The market pie will continue to grow on the back of favorable demographics, though at a slower pace. It is expected that all companies will increase their market share but the breakdown is likely to change. Assuming the restructuring goes through, Zain, being the third operator, will probably gain more market share than other operators, mainly at the expense of STC as Mobily is more focused on domestic market. Zain has been clearly targeting users below 15 years old; this is reflected in its TV ads and campaigns. This marketing strategy is expected to payoff considering that 30 percent of population are below 15 years old.
The report said voice market is clearly moving toward maturity at a fast pace with penetration rate reaching 200 percent; operators have started lowering voice call charges in order to increase the minutes of usage (MOU). This will further push down ARPU levels from SR83 in 2011 to SR75 in 2014. The Al-Rajhi Capital report said STC has the highest ARPU of around SR96-100 due to dominance in the postpaid segment while Mobily is far behind at SR65 below Zain's which carries an ARPU of SR77. However, it is worth mentioning here that Saudi mobile pricing is relatively high by the standards of developing markets. For example, ARPU in China is only around $10 and in Malaysia $13 while in India it is close to $2-4. On the other hand, ARPU in various Gulf countries like UAE, Kuwait and Qatar stands at $30-55, which is substantially higher than that in Saudi Arabia. High ARPU in GCC countries reflects high GDP per capita and purchasing power parity in the region.

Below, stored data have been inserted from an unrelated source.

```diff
@@ -1593,7 +1654,7 @@
     if (gates) SLIC_PROPAGATE(arm_timeout_record());
     CUtensorMap tq, tx;
     SLIC_PROPAGATE(make_tmap(&tq, q_f16, nq, d_pad, TC_BM));
-    const int bn = screen_bn(d_pad);
+    const int bn = screen_bn(d_pad, topk > 0);
     SLIC_PROPAGATE(make_tmap(&tx, x_f16, n, d_pad, bn / ncta));
     ScreenParams p;
     p.nq = nq;
@@ -1895,11 +1956,11 @@
         gate = nullptr;
         after = nullptr;
     }
-    ScreenPlan pl = plan_screen(nq, n, screen_bn(d_pad));
+    ScreenPlan pl = plan_screen(nq, n, screen_bn(d_pad, false));
     std::vector<int4> table;
     Scratch table_dev;
     if (gate) {
-        SLIC_PROPAGATE(plan_screen_gated(nq, n, screen_bn(d_pad), self_offset, *gate, &pl, &table));
+        SLIC_PROPAGATE(plan_screen_gated(nq, n, screen_bn(d_pad, false), self_offset, *gate, &pl, &table));
         SLIC_CUDA_OK(table_dev.alloc(table.size() * sizeof(int4), st));
         SLIC_PROPAGATE(stage_to_device(table_dev.ptr, table.data(), table.size() * sizeof(int4), st));
     }
@@ -1952,8 +2013,8 @@
 static int topk_tc_impl(const T* q_unit, const uint16_t* q_f16, int64_t nq, const T* x_unit, const uint16_t* x_f16,
                         int64_t n, int d, int d_pad, int k, int64_t self_offset, float eps, int* idx_out, T* dist_out,
                         int* stats_out, cudaStream_t st) {
-    const ScreenPlan pl = plan_screen_topk(nq, n, k, screen_bn(d_pad));
-    const int TC_CAP_TOPK = topk_cap(k, (int64_t)pl.tiles_per_split * (screen_bn(d_pad) / 2));
+    const ScreenPlan pl = plan_screen_topk(nq, n, k, screen_bn(d_pad, true));
+    const int TC_CAP_TOPK = topk_cap(k, (int64_t)pl.tiles_per_split * (screen_bn(d_pad, true) / 2));
     const int64_t slots = (int64_t)pl.splits * 2 * nq;
     Scratch ci, cs, cc, cf, ck, ctb, ovr, stats;
     SLIC_CUDA_OK(ctb.alloc(slots * sizeof(int), st));
@@ -2133,7 +2194,7 @@
     std::vector<int4> table;
     int64_t prepass_units_all = 0;
     const bool shared_list = peers && peers->shared_queue;
-    SLIC_PROPAGATE(plan_screen_sym(n, screen_bn(d_pad), part, parts, gate, &pl, &table, (SymMode)mode, &prepass_units_all,
+    SLIC_PROPAGATE(plan_screen_sym(n, screen_bn(d_pad, false), part, parts, gate, &pl, &table, (SymMode)mode, &prepass_units_all,
                                    shared_list));
     SLIC_REQUIRE((mode == SYM_FUSED) == (peers != nullptr), "symmetric screen: the fused mode needs peer windows (and only it)");
     SLIC_REQUIRE(mode != SYM_FUSED || (stats_ext && !gate), "symmetric screen: the fused mode is asynchronous and ungated");
@@ -2554,7 +2615,7 @@
     SLIC_REQUIRE(q_f16_dev && x_f16_dev && out_dev, "screen_scores_debug: null pointer");
     SLIC_PROPAGATE(slic_require_device());
     cudaStream_t st = as_stream(stream);
-    const ScreenPlan pl = plan_screen(nq, n, screen_bn(d_pad));
+    const ScreenPlan pl = plan_screen(nq, n, screen_bn(d_pad, false));
     const int64_t slots = (int64_t)pl.splits * 2 * nq;
     Scratch ci, cs, cc, cf, err;
     SLIC_CUDA_OK(ci.alloc(slots * TC_CAP * sizeof(int), st));
```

As competition grows, margin level of the all operators is set to fall due to a gradual decline in RPM (revenue per minute). The overall RPM has declined by 17 percent from 2009 and the effect has been seen on the margins of all three operators. The report said EBITDA margin estimate for STC has declined by 60 bps to 37.3 percent for 2011 and 40 bps to 36.9 percent for 2012 on the back of higher advertising costs and falling call charges. For Mobily, the margins will fall gradually in 2012 as the company will concentrate on maintaining its double digit growth, but the fall should not be as steep as evident in 2011. Mobily to end 2011 with a gross margin of 51.9 percent, a 300 bps decline over last year.

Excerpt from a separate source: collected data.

# kurtosis/mat_mul

Hardware: NVIDIA B200
Metric: env_steps_per_sec (higher is better)
Workload: dtype int8

## Files before the change

### mat_mul_b200/csrc/tg_common.cuh

```cuda
#pragma once
#include <cuda_runtime.h>
#include <stdint.h>

#include <type_traits>

#include "../../include/tensorgame.h"

namespace tg {

template <int S>
struct Geo {
    static constexpr int S2 = S * S;
    static constexpr int S3 = S2 * S;
    static constexpr int RP = (S2 + 3) & ~3;
    static constexpr int WR = RP / 4;
    static constexpr int GP = (S * RP + 15) & ~15;
    static constexpr int TP = (3 * S + 15) & ~15;
    static constexpr bool STRADDLE = (S % 4) != 0;
};

__host__ __device__ constexpr bool supported_S(int S) { return S == 4 || S == 9 || S == 16 || S == 25; }
__host__ __device__ constexpr bool basis_supported_S(int S) { return S == 4 || S == 9 || S == 16; }

extern int g_last_cuda_error;

#ifdef TG_TUNING
}
#include <cstdlib>
namespace tg {
inline int tuning_env(const char *name, int dflt) {
    const char *e = getenv(name);
    return e ? atoi(e) : dflt;
}
#endif

inline int cuda_fail(cudaError_t e) {
    g_last_cuda_error = (int)e;
    return TG_E_CUDA;
}
#define TG_CUDA(call)                                  \
    do {                                               \
        cudaError_t _e = (call);                       \
        if (_e != cudaSuccess) return tg::cuda_fail(_e); \
    } while (0)

int sm_count();

template <class F>
int with_S(int S, F &&f) {
    switch (S) {
    case 4: return f(std::integral_constant<int, 4>{});
    case 9: return f(std::integral_constant<int, 9>{});
    case 16: return f(std::integral_constant<int, 16>{});
    case 25: return f(std::integral_constant<int, 25>{});
    }
    return TG_E_ARG;
}

constexpr int LAUNCH = 1;

inline bool misaligned(const void *p, uintptr_t align) { return ((uintptr_t)p & (align - 1)) != 0; }

inline int check_step(int S, long long B, int shift, const void *in, const void *tape, const void *out, const void *flags,
                      const void *nnz) {
    if (!supported_S(S) || B < 0 || shift < 1 || shift > 4) return TG_E_ARG;
    if (B == 0) return TG_OK;
    if (!in || !tape || !out || !flags || !nnz) return TG_E_ARG;
    if (misaligned(in, 16) || misaligned(out, 16) || misaligned(tape, 16)) return TG_E_ARG;
    return LAUNCH;
}

inline int check_expand(int S, long long B, int k, int shift, const void *parents, const void *tape, const void *children,
                        const void *flags, const void *nnz) {
    if (k < 1) return TG_E_ARG;
    return check_step(S, B, shift, parents, tape, children, flags, nnz);
}

inline int check_rollout(int S, long long B, int K, int shift, const void *in, const void *tape, long long stride, const void *out,
                         const void *flags, const void *nnz, const void *steps, bool freeze) {
    if (!supported_S(S) || B < 0 || K < 0 || shift < 1 || shift > 4) return TG_E_ARG;
    if (B == 0) return TG_OK;
    if (!in || !out || !flags || !nnz || (freeze && !steps) || (K > 0 && !tape)) return TG_E_ARG;
    if (misaligned(in, 16) || misaligned(out, 16) || misaligned(tape, 16) || (stride & 15)) return TG_E_ARG;
    return LAUNCH;
}

inline int check_pair(int S, long long B, const void *src, uintptr_t src_align, const void *dst, uintptr_t dst_align) {
    if (!supported_S(S) || B < 0) return TG_E_ARG;
    if (B == 0) return TG_OK;
    if (!src || !dst) return TG_E_ARG;
    if (misaligned(src, src_align) || misaligned(dst, dst_align)) return TG_E_ARG;
    return LAUNCH;
}

inline int check_basis_gf2(int S, long long N, const void *in, const void *mats, const void *out) {
    if (!supported_S(S) || N < 0) return TG_E_ARG;
    if (N == 0) return TG_OK;
    if (!in || !mats || !out) return TG_E_ARG;
    if (misaligned(in, 16) || misaligned(out, 16) || misaligned(mats, 4)) return TG_E_ARG;
    return LAUNCH;
}

inline int check_basis_factors_gf2(int S, long long N, int R, int shift_in, int shift_out, const void *tape_in, long long in_stride,
                                   const void *mats, const void *tape_out, long long out_stride) {
    if (!supported_S(S) || N < 0 || R < 1 || shift_in < 1 || shift_in > 4 || shift_out < 1 || shift_out > 4) return TG_E_ARG;
    if (N == 0) return TG_OK;
    if (!tape_in || !mats || !tape_out) return TG_E_ARG;
    if (misaligned(tape_in, 16) || misaligned(tape_out, 16) || (in_stride & 15) || (out_stride & 15) || misaligned(mats, 4)) return TG_E_ARG;
    return LAUNCH;
}

inline int check_sample_gf2(int S, long long N, double p_nonzero, const void *mats) {
    if (!supported_S(S) || N < 0 || !(p_nonzero >= 0.0 && p_nonzero <= 1.0)) return TG_E_ARG;
    if (N == 0) return TG_OK;
    if (!mats) return TG_E_ARG;
    if (misaligned(mats, 4)) return TG_E_ARG;
    return LAUNCH;
}

inline int check_demo_sample_gf2(int S, long long N, int R, int dim_t, int replay_shift, long long nb, const void *tape_dm,
                                 const void *targets, const void *idx, const void *states, const void *scalars, const void *actions,
                                 const void *rewards) {
    if (!supported_S(S) || N < 0 || R < 1 || dim_t < 1 || nb < 0) return TG_E_ARG;
    if (nb == 0) return TG_OK;
    if (!tape_dm || !targets || !idx || !states || !scalars || !actions || !rewards) return TG_E_ARG;
    if (misaligned(tape_dm, 16) || misaligned(targets, 16)) return TG_E_ARG;
    if (replay_shift < 0 || replay_shift > 8) return TG_E_ARG;
    return LAUNCH;
}

constexpr uint8_t BASIS_REDO = 0x80;
int launch_basis_mma16(const int8_t *slab_in, const int8_t *mats, long long mat_stride, void *slab_out, int out16, uint8_t *flags,
                       long long N, cudaStream_t st);
int launch_basis_mma9(const int8_t *slab_in, const int8_t *mats, long long mat_stride, void *slab_out, int out16, uint8_t *flags,
                      long long N, cudaStream_t st);

int launch_rollout_rows(const int8_t *slab_in, const uint8_t *tape, long long stride, int K, int8_t *slab_out, uint8_t *flags,
                        int32_t *nnz, int32_t *steps, long long B, int S, int shift, int freeze, cudaStream_t st);
bool demo_acc16_mma_applies(int R);
int launch_demo_acc16_mma(const uint8_t *tape, long long tape_step_stride, long long N, int R, int shift, int8_t *slab,
                          uint8_t *flags, int or_flags, cudaStream_t st);

__device__ __forceinline__ void philox_block(uint32_t c0, uint32_t c1, uint32_t c2, uint32_t c3, uint32_t k0, uint32_t k1,
                                             uint32_t out[4]) {
#pragma unroll
    for (int r = 0; r < 10; r++) {
        const uint32_t hi0 = __umulhi(0xD2511F53u, c0), lo0 = 0xD2511F53u * c0;
        const uint32_t hi1 = __umulhi(0xCD9E8D57u, c2), lo1 = 0xCD9E8D57u * c2;
        c0 = hi1 ^ c1 ^ k0, c1 = lo1, c2 = hi0 ^ c3 ^ k1, c3 = lo0;
        k0 += 0x9E3779B9u, k1 += 0xBB67AE85u;
    }
    out[0] = c0, out[1] = c1, out[2] = c2, out[3] = c3;
}

__device__ __forceinline__ unsigned long long splitmix64(unsigned long long z) {
    z += 0x9E3779B97F4A7C15ull;
    z = (z ^ (z >> 30)) * 0xBF58476D1CE4E5B9ull;
    z = (z ^ (z >> 27)) * 0x94D049BB133111EBull;
    return z ^ (z >> 31);
}
__device__ __forceinline__ unsigned long long key_const(unsigned base, int i) { return splitmix64((unsigned long long)(base + i)) | 1ull; }

__device__ __forceinline__ uint32_t smem_u32(const void *p) { return (uint32_t)__cvta_generic_to_shared(p); }
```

Zain, on the other hand, has been constantly improving its margins due to better control on interconnection charges and operating costs. Zain's gross margin to remain close to current level of 50 percent. Zain's EBITDA margins to strengthen from current levels (13 percent in 2011) on account of increased sales leading to economies of scale and falling SG&A costs as a proportion of sales which currently stands high at 37 percent of sales.
Al-Rajhi Capital maintained its Overweight rating on Mobily and STC as well as Neutral rating on Zain KSA. We have cut our target price for all three companies under our coverage to factor in the increasing competition and maturing voice market leading to falling call rates. Zain, despite doing well as a No. 3 operator, still presents a dull case due to its failure in addressing its huge debt and interest costs. With losses now close to 70 percent of the capital, capital restructuring becomes a top priority for Zain. Hence the bank maintains its Neutral rating on the stock. STC now trades at a 2012 PE of 8.4x and offers a dividend yield of 6 percent. Mobily, on the other hand, trades at 6.5x and offers similar dividend yield of 6 percent, which makes it one of the cheapest investment option available in the market.